Full and Incremental Duplicate Search Algorithm

To identify duplicates, the full and incremental search processes leverage the soundex phonetic algorithm and Damerau-Levenshtein distance algorithm to calculate the similarity between constituent records.

This is a summary of the matching process:

  1. The program prepares the results table. For a full duplicate search, all data is cleared from previous searches. For an incremental search, the program only clears constituents that no longer exist in the database. If Include inactive is not selected for the search process, the program also clears inactive constituents.

  2. The program creates groups of constituents to compare by running the soundex algorithm on the constituent key names (Last name for individuals or the Org/Group/Household name for organizations/groups/households). This algorithm finds names that sound the same but have minor differences in spelling. For example, the last names Hendericks, Hendershot, Henderson, and Hunter all have the soundex value of H536. They are included in the same group for comparison, while constituents with last names like Anderson, Johnson, Cooke, or Higgins are included in other groups. For a detailed explanation of the soundex algorithm, see http://en.wikipedia.org/wiki/soundex. The program divides these groups by constituent type (Individuals, Groups, and Organizations) and then compares each group separately.

    Note: Because the soundex algorithm matches records based on phonetic similarity, you should use articles at the beginning of organization names consistently—either always or never include them. For example, “The Boys and Girls Club” and “Boys and Girls Club” are not identified as duplicates by the full or incremental duplicate search processes due to the phonetic differences of the first word.

  3. The program then uses four calculations to compare the key name of each constituent to every other constituent in that group. For more information about those calculations, see Matching Score Calculations.

    If the key names on two constituents are similar enough to meet or exceed the match confidence threshold for names, the program then runs calculations for email addresses, phone numbers, and addresses:

    • If Match constituents based on email address is selected for the search process, the program also compares email addresses. If they match exactly, the program uses this calculation for the matching score: (1 + Name Score) / 2. For example, if the Name Score is .8, the result is (1 + .8) / 2 = .9 (90% match). If they do not match exactly, the score is zero.

    • If Match constituents based on phone number is selected for the search process, the program also compares phone numbers. If they match exactly, the program uses this calculation for the matching score: (1 + Name Score) / 2. For example, if the Name Score is .95, the result is (1 + .95) / 2 = .975 (98% match). If they do not match exactly, the score is zero.
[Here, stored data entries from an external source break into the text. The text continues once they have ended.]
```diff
diff --git a/magicdrive_b200/csrc/wgmma.cuh b/magicdrive_b200/csrc/wgmma.cuh
--- a/magicdrive_b200/csrc/wgmma.cuh
+++ b/magicdrive_b200/csrc/wgmma.cuh
@@ -8,6 +8,16 @@
 template <int N>
 __device__ __forceinline__ void wgmma_wait() {
   asm volatile("wgmma.wait_group.sync.aligned %0;" ::"n"(N) : "memory");
+}
+template <int N>
+__device__ __forceinline__ void wgmma_fence_operand(float (&r)[N]) {
+#pragma unroll
+  for (int i = 0; i < N; ++i) asm volatile("" : "+f"(r[i])::"memory");
+}
+template <int N>
+__device__ __forceinline__ void wgmma_fence_operand(uint32_t (&r)[N]) {
+#pragma unroll
+  for (int i = 0; i < N; ++i) asm volatile("" : "+r"(r[i])::"memory");
 }
 
 __device__ __forceinline__ void wgmma_ss_n64(float (&d)[32], uint64_t adesc, uint64_t bdesc, uint32_t accumulate) {
```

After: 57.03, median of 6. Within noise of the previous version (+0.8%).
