@@ -228,7 +261,10 @@
           const int st = it % STAGES;
           if (it >= STAGES) mbar_wait(&s.empty[st], ((it / STAGES) - 1) & 1);
           if (leader) {
-            mbar_expect_tx(&s.full[st], STAGE_TX);
+            const uint32_t up4_par = UP4_SKIP ? up4_parities(kb / geo.chunks) : 0u;
+            mbar_expect_tx(&s.full[st], UP4_SKIP ? (uint32_t)((BM + __popc(up4_par) * 32 * b_buffers<PASSES, true>()) * BK *
+                                                              sizeof(float))
+                                                 : STAGE_TX);
             if (geo.mode == MODE_GEMM) {
               const int k0 = (kb_base + kb) * BK;
               if (geo.wg) {
@@ -250,7 +286,15 @@
               else if (geo.mode == MODE_UP4) { x = tx0 + (tap % 3) - 1;     y = ty0 + (tap / 3) - 1; }
               else                           { x = tx0 + px - (tap & 1);    y = ty0 + py - (tap >> 1); }
               tma_load_4d(s.a[st], &mapA, &s.full[st], ch, x, y, tn0);
-              load_b_kmajor(st, kb * BK, n0 + (geo.mode == MODE_UP ? (int)blockIdx.z * geo.Cout : 0));
+              if constexpr (UP4_SKIP) {
+                for (int p = 0; p < 4; ++p)
+                  if ((up4_par >> p) & 1u) {
+                    tma_load_2d(s.b_hi[st] + p * 32 * BK, &mapB, &s.full[st], kb * BK, 32 * p);
+                    tma_load_2d(s.b_lo[st] + p * 32 * BK, &mapBlo, &s.full[st], kb * BK, 32 * p);
+                  }
+              } else {
+                load_b_kmajor(st, kb * BK, n0 + (geo.mode == MODE_UP ? (int)blockIdx.z * geo.Cout : 0));
+              }
             }
           }
           __syncwarp();
@@ -335,20 +379,38 @@
         fence_regs(cacc);
         fence_regs(ahi);
         if (PASSES == 3) fence_regs(alo);
-        wgmma_fence();
-#pragma unroll
-        for (int ks = 0; ks < 4; ++ks) {
-          const uint64_t ob = (uint64_t)ks * 2;
-          const int keep = !(chunk_start && ks == 0);
-          if (PASSES == 3) {
-            wgmma_tf32(cacc, ahi[ks], dbl0 + ob, keep);
-            wgmma_tf32(cacc, alo[ks], dbh0 + ob, 1);
-            wgmma_tf32(cacc, ahi[ks], dbh0 + ob, 1);
-          } else {
-            wgmma_tf32(cacc, ahi[ks], dbh0 + ob, keep);
+        if constexpr (UP4_SKIP) {
+          if (chunk_start) {
+#pragma unroll
+            for (int j = 0; j < NACC; ++j) cacc[j] = 0.f;
           }
+          switch (kb / geo.chunks) {
+            case 0: up4_kblock<up4_parities(0)>(cacc, ahi, alo, dbh0, dbl0); break;
+            case 1: up4_kblock<up4_parities(1)>(cacc, ahi, alo, dbh0, dbl0); break;
+            case 2: up4_kblock<up4_parities(2)>(cacc, ahi, alo, dbh0, dbl0); break;
+            case 3: up4_kblock<up4_parities(3)>(cacc, ahi, alo, dbh0, dbl0); break;
+            case 4: up4_kblock<up4_parities(4)>(cacc, ahi, alo, dbh0, dbl0); break;
+            case 5: up4_kblock<up4_parities(5)>(cacc, ahi, alo, dbh0, dbl0); break;
+            case 6: up4_kblock<up4_parities(6)>(cacc, ahi, alo, dbh0, dbl0); break;
+            case 7: up4_kblock<up4_parities(7)>(cacc, ahi, alo, dbh0, dbl0); break;
+            default: up4_kblock<up4_parities(8)>(cacc, ahi, alo, dbh0, dbl0); break;
+          }
+        } else {
+          wgmma_fence();
+#pragma unroll
+          for (int ks = 0; ks < 4; ++ks) {
+            const uint64_t ob = (uint64_t)ks * 2;
+            const int keep = !(chunk_start && ks == 0);
+            if (PASSES == 3) {
+              wgmma_tf32(cacc, ahi[ks], dbl0 + ob, keep);
+              wgmma_tf32(cacc, alo[ks], dbh0 + ob, 1);
+              wgmma_tf32(cacc, ahi[ks], dbh0 + ob, 1);
+            } else {
+              wgmma_tf32(cacc, ahi[ks], dbh0 + ob, keep);
+            }
+          }
+          wgmma_commit();
         }
-        wgmma_commit();
         wgmma_wait_all();
         fence_regs(cacc);
         fence_regs(ahi);
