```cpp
typedef double v2d_t __attribute__((ext_vector_type(2)));
template <int OFF>
__device__ __forceinline__ void lds_load10_masked(unsigned a, unsigned long long m, v2d_t* r) {
    unsigned long long sv;
    asm volatile(
        "s_mov_b64 %[sv], exec\n\t"
        "s_and_b64 exec, exec, %[m]\n\t"
        "ds_read_b128 %[r0], %[a] offset:%[o0]\n\t"
        "ds_read_b128 %[r1], %[a] offset:%[o1]\n\t"
        "ds_read_b128 %[r2], %[a] offset:%[o2]\n\t"
        "ds_read_b128 %[r3], %[a] offset:%[o3]\n\t"
        "ds_read_b128 %[r4], %[a] offset:%[o4]\n\t"
        "ds_read_b128 %[r5], %[a] offset:%[o5]\n\t"
        "ds_read_b128 %[r6], %[a] offset:%[o6]\n\t"
        "ds_read_b128 %[r7], %[a] offset:%[o7]\n\t"
        "ds_read_b128 %[r8], %[a] offset:%[o8]\n\t"
        "ds_read_b128 %[r9], %[a] offset:%[o9]\n\t"
        "s_waitcnt lgkmcnt(0)\n\t"
        "s_mov_b64 exec, %[sv]"
        : [sv] "=&s"(sv), [r0] "+v"(r[0]), [r1] "+v"(r[1]), [r2] "+v"(r[2]), [r3] "+v"(r[3]), [r4] "+v"(r[4]), [r5] "+v"(r[5]), [r6] "+v"(r[6]), [r7] "+v"(r[7]), [r8] "+v"(r[8]), [r9] "+v"(r[9])
        : [a] "v"(a), [m] "s"(m), [o0] "i"(OFF + 0), [o1] "i"(OFF + 16), [o2] "i"(OFF + 32), [o3] "i"(OFF + 48), [o4] "i"(OFF + 64), [o5] "i"(OFF + 80), [o6] "i"(OFF + 96), [o7] "i"(OFF + 112), [o8] "i"(OFF + 128), [o9] "i"(OFF + 144)
        : "memory");
}

template <int CTRL, int ROW_MASK = 0xf>
__device__ __forceinline__ double dpp_d(double v) {
    int lo = __double2loint(v), hi = __double2hiint(v);
#if TGMPC_DPP_BC
    if constexpr (ROW_MASK == 0xf) {
        lo = __builtin_amdgcn_mov_dpp(lo, CTRL, 0xf, 0xf, true);
        hi = __builtin_amdgcn_mov_dpp(hi, CTRL, 0xf, 0xf, true);
        return __hiloint2double(hi, lo);
    }
#endif
    lo = __builtin_amdgcn_update_dpp(0, lo, CTRL, ROW_MASK, 0xf, false);
    hi = __builtin_amdgcn_update_dpp(0, hi, CTRL, ROW_MASK, 0xf, false);
    return __hiloint2double(hi, lo);
}
__device__ __forceinline__ double lane_up2(double v) { return dpp_d<0x130>(dpp_d<0x130>(v)); }
__device__ __forceinline__ double lane_dn2(double v) { return dpp_d<0x138>(dpp_d<0x138>(v)); }

__device__ __forceinline__ double readlane_d(double v, int l) {
    int lo = __builtin_amdgcn_readlane(__double2loint(v), l);
    int hi = __builtin_amdgcn_readlane(__double2hiint(v), l);
    return __hiloint2double(hi, lo);
}

template <int V>
__device__ __forceinline__ void wave_max_dpp(double (&v)[V]) {
#pragma unroll
    for (int i = 0; i < V; ++i) {
        const bool nan = __ballot(v[i] != v[i]) != 0;
        double m = v[i];
        m = vmax(m, dpp_d<0xB1>(m));
        m = vmax(m, dpp_d<0x4E>(m));
        m = vmax(m, dpp_d<0x141>(m));
        m = vmax(m, dpp_d<0x140>(m));
        m = vmax(m, dpp_d<0x142, 0xa>(m));
        m = vmax(m, dpp_d<0x143, 0xc>(m));
        m = readlane_d(m, 63);
        v[i] = nan ? __builtin_nan("") : m;
    }
}

__device__ __forceinline__ double wave_sum_dpp(double v) {
    v += dpp_d<0xB1>(v);
    v += dpp_d<0x4E>(v);
    v += dpp_d<0x141>(v);
    v += dpp_d<0x140>(v);
    v += dpp_d<0x142, 0xa>(v);
    v += dpp_d<0x143, 0xc>(v);
    return readlane_d(v, 63);
}


}
```

### trajectory_generation_amd/csrc/mpc_linearize.h

```cpp
#pragma once
#include "mpc_common.h"

namespace tgmpc {

constexpr double DQ_INV = 1.0 / (2.0 * 1e-5);

__device__ __forceinline__ void rollout_f(const VP& p, const double* x, double d, double delta, double sd, double cd,
                                          double* xd) {
    const double phi = x[2], vx = x[3], vy = x[4], omega = x[5];
    const double avx = fabs(vx);
    const double mx = (p.vx_zero > avx) ? p.vx_zero : avx;
    const double vx_eff = np_sign(vx) * mx;
    const double alpha_f = clampd(-pm_atan2(omega * p.lf + vy, vx_eff) + delta, -p.maxAlpha, p.maxAlpha);
    const double alpha_r = clampd(pm_atan2(omega * p.lr - vy, vx_eff), -p.maxAlpha, p.maxAlpha);
    double sphi, cphi;
    const double sf = pm_tire_sin(p.Cf * pm_atan(p.Bf * alpha_f));
    const double sr = pm_tire_sin(p.Cr * pm_atan(p.Br * alpha_r));
    pm_sincos(phi, &sphi, &cphi);
    const double Fy_f = p.Df * sf, Fy_r = p.Dr * sr;
    const double Frx = (p.Cm1 - p.Cm2 * vx) * d - p.Cr0 - p.Cr2 * (vx * vx);
    xd[0] = vx * cphi - vy * sphi;
    xd[1] = vx * sphi + vy * cphi;
    xd[2] = omega;
    xd[3] = (1.0 / p.m) * (Frx - Fy_f * sd + p.m * vy * omega);
    xd[4] = (1.0 / p.m) * (Fy_r + Fy_f * cd - p.m * vx * omega);
    xd[5] = (1.0 / p.Iz) * (Fy_f * p.lf * cd - Fy_r * p.lr);
}
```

    • If neither the email nor phone number is an exact match, the program compares addresses. If the addresses are similar enough to meet or exceed the match confidence threshold for addresses, the program uses this calculation for the matching score: (Name Score + Address Score) / 2.

  4. Constituents identified as duplicates are added to the table, while invalid matches are filtered from the results. Invalid matches include: constituents with a relationship to one another, constituents in the same Group/Household, and constituents that only matched themselves and no other constituents. If a constituent qualifies as a duplicate for multiple constituents, it is only matched to the constituent with the highest score.

  5. After scoring each match, the program creates matching groups that determine which constituents are merged and in what order. This can get complicated when you have four or more potential matches and not one of them matches every other record in the group. For example, a group includes: Mark P. Gardner (A), Mark Gardner (B), M P. Gardner (C), and M Gardner (D).

    The program designates Mark P. Gardner as the anchor record and compares it to every other record in the match group. Based on the matching scores, M P. Gardner and Mark Gardner match Mark P. Gardner. And M Gardner matches M P Gardner. Because M Gardner does not match the anchor record (Mark P. Gardner), the program excludes M Gardner and will not merge it with the others.